▶ _Exercise prompt_
Your reply must be one number: the count of lines in the data below that contain "from".

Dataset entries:
****

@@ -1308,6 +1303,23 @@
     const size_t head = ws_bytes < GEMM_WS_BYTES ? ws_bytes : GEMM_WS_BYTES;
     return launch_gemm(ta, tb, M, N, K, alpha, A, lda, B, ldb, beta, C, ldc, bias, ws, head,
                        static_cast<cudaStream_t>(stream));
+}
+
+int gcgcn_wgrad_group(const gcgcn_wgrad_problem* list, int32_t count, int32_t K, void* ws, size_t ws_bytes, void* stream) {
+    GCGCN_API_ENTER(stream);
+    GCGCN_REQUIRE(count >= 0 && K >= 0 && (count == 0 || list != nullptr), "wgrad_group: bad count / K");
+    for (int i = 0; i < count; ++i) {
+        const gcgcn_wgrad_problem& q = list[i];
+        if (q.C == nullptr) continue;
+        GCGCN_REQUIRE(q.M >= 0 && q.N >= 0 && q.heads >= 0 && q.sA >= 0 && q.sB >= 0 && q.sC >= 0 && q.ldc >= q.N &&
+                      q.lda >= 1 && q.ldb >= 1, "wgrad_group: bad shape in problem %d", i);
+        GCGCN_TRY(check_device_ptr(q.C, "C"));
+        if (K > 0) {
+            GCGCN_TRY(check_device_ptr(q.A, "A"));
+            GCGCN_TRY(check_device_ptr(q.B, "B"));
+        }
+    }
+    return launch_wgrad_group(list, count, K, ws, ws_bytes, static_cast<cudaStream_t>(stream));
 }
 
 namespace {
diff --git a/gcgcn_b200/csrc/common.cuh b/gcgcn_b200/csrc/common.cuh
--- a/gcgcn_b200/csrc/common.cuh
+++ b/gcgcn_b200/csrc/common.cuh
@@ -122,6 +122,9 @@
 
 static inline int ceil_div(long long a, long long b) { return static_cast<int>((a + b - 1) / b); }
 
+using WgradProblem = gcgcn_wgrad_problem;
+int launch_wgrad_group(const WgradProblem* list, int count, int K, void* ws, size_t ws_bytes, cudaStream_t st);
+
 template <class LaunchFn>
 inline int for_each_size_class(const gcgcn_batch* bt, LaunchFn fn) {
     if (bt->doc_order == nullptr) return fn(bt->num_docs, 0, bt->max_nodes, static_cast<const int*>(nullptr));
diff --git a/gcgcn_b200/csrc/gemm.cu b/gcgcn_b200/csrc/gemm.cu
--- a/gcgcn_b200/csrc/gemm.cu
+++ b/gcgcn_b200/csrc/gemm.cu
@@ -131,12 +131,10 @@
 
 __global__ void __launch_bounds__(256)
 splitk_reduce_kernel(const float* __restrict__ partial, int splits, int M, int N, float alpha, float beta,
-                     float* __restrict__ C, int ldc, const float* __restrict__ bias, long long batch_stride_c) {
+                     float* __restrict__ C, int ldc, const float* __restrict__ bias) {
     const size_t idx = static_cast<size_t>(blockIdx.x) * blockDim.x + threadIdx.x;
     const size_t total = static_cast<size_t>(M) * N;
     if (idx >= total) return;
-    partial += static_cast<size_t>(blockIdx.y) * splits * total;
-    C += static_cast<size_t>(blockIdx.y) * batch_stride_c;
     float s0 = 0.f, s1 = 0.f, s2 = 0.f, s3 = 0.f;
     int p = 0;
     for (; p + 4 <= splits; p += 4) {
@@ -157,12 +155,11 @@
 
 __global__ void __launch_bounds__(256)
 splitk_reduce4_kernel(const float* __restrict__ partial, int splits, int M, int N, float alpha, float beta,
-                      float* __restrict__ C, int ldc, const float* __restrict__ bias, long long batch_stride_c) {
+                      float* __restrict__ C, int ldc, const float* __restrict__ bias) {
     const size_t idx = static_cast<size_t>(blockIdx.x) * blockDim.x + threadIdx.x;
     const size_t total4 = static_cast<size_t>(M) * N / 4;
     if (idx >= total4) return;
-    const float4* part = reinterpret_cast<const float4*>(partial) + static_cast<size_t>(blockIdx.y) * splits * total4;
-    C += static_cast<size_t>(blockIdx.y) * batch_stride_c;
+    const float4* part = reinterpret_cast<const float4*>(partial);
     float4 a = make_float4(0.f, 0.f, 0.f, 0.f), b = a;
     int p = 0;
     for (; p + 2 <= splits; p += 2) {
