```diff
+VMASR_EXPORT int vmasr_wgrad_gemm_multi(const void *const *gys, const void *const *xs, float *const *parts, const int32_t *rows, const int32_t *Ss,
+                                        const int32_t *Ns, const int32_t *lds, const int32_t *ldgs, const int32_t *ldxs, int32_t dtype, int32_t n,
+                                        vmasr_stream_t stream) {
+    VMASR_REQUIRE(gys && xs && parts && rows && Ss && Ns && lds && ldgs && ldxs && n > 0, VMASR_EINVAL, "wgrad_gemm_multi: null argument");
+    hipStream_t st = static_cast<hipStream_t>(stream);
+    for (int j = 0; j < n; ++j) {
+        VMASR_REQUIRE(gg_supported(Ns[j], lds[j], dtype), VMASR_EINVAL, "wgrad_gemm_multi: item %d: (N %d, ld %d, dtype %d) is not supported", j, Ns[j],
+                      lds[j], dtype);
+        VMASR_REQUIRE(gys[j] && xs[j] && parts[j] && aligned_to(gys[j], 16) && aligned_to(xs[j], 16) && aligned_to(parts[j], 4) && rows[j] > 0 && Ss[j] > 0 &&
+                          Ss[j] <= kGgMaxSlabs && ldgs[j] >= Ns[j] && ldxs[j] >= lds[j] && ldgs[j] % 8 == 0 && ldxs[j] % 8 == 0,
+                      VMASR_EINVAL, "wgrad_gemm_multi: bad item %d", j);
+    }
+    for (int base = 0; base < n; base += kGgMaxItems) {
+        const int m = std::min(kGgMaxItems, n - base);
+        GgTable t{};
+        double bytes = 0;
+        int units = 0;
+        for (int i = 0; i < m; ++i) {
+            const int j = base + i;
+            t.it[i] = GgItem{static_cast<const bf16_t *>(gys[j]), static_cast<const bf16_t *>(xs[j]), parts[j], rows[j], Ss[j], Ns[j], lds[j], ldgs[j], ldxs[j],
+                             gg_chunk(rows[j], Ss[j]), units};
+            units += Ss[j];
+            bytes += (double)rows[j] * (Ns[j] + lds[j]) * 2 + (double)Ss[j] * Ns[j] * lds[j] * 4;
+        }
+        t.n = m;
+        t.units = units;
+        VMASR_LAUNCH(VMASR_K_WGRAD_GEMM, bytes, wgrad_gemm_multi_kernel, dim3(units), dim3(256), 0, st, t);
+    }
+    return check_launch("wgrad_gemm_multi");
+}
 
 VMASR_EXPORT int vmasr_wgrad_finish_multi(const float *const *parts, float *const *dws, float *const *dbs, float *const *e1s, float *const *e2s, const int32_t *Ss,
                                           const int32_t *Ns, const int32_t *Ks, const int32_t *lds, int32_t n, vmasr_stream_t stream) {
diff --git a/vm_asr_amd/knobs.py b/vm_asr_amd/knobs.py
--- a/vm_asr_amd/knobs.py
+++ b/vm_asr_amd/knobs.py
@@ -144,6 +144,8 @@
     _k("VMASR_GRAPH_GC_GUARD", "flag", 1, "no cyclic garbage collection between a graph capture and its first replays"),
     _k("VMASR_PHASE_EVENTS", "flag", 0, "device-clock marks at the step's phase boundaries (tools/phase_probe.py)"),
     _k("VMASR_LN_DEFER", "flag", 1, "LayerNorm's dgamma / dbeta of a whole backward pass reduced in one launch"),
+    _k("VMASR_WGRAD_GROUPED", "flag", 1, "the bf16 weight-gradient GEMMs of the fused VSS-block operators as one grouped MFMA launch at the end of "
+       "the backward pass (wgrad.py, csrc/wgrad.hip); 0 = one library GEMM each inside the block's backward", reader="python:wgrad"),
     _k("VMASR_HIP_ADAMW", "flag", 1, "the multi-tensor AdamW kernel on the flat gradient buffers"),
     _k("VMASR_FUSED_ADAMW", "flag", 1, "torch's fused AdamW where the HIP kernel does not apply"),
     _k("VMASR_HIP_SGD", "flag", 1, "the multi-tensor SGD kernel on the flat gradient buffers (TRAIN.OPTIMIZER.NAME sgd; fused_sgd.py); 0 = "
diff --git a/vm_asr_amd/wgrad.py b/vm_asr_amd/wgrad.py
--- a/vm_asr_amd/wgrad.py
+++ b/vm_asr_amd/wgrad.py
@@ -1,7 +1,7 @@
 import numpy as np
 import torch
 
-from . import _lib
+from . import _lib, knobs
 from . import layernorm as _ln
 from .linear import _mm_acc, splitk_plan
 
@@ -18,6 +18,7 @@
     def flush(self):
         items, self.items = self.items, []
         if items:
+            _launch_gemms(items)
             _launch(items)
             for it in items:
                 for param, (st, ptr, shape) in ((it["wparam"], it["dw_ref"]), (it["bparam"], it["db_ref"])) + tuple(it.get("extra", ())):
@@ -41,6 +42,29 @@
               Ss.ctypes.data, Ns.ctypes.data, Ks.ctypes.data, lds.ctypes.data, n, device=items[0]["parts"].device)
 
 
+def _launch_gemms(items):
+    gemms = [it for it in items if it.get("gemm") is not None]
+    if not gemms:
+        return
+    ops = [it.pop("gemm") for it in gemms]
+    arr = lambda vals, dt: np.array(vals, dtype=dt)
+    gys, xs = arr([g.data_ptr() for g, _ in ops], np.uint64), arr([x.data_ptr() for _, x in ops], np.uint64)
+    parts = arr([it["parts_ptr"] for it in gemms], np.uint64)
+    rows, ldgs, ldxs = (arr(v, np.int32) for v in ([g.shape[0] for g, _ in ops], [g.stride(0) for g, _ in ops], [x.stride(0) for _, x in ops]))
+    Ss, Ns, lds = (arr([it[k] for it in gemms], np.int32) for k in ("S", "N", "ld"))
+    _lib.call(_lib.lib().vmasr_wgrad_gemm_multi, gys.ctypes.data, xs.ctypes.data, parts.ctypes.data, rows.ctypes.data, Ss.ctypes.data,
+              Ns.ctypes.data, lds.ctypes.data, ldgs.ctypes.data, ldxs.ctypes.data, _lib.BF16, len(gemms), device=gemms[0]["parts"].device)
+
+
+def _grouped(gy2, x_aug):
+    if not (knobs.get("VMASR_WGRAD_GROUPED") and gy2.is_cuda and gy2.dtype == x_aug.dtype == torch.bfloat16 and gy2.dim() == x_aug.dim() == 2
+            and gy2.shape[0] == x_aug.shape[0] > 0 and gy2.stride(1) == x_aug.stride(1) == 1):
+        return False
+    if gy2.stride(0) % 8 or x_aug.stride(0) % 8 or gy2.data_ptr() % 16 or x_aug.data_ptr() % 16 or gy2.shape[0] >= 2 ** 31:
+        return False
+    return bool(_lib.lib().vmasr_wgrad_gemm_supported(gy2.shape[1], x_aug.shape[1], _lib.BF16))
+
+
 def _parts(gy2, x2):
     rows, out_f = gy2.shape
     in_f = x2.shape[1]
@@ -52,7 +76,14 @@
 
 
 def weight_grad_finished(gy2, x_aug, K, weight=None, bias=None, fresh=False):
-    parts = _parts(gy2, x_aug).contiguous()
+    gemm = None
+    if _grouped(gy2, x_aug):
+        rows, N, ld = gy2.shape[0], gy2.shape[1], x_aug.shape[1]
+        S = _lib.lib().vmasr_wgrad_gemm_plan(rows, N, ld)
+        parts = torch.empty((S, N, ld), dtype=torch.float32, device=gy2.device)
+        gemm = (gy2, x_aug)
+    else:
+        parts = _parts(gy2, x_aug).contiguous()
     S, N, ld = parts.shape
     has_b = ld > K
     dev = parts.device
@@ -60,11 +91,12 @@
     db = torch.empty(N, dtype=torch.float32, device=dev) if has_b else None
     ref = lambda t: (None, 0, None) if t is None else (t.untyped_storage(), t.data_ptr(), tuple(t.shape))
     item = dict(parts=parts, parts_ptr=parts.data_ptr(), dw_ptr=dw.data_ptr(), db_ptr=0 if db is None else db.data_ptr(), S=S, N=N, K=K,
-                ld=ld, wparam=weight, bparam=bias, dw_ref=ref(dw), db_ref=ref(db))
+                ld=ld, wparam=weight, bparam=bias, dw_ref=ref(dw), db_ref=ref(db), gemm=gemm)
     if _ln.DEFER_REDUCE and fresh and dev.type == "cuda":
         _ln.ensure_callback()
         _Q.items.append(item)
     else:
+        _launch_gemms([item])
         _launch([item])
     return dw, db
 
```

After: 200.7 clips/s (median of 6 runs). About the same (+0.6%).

****

▶ _Worked solution_
4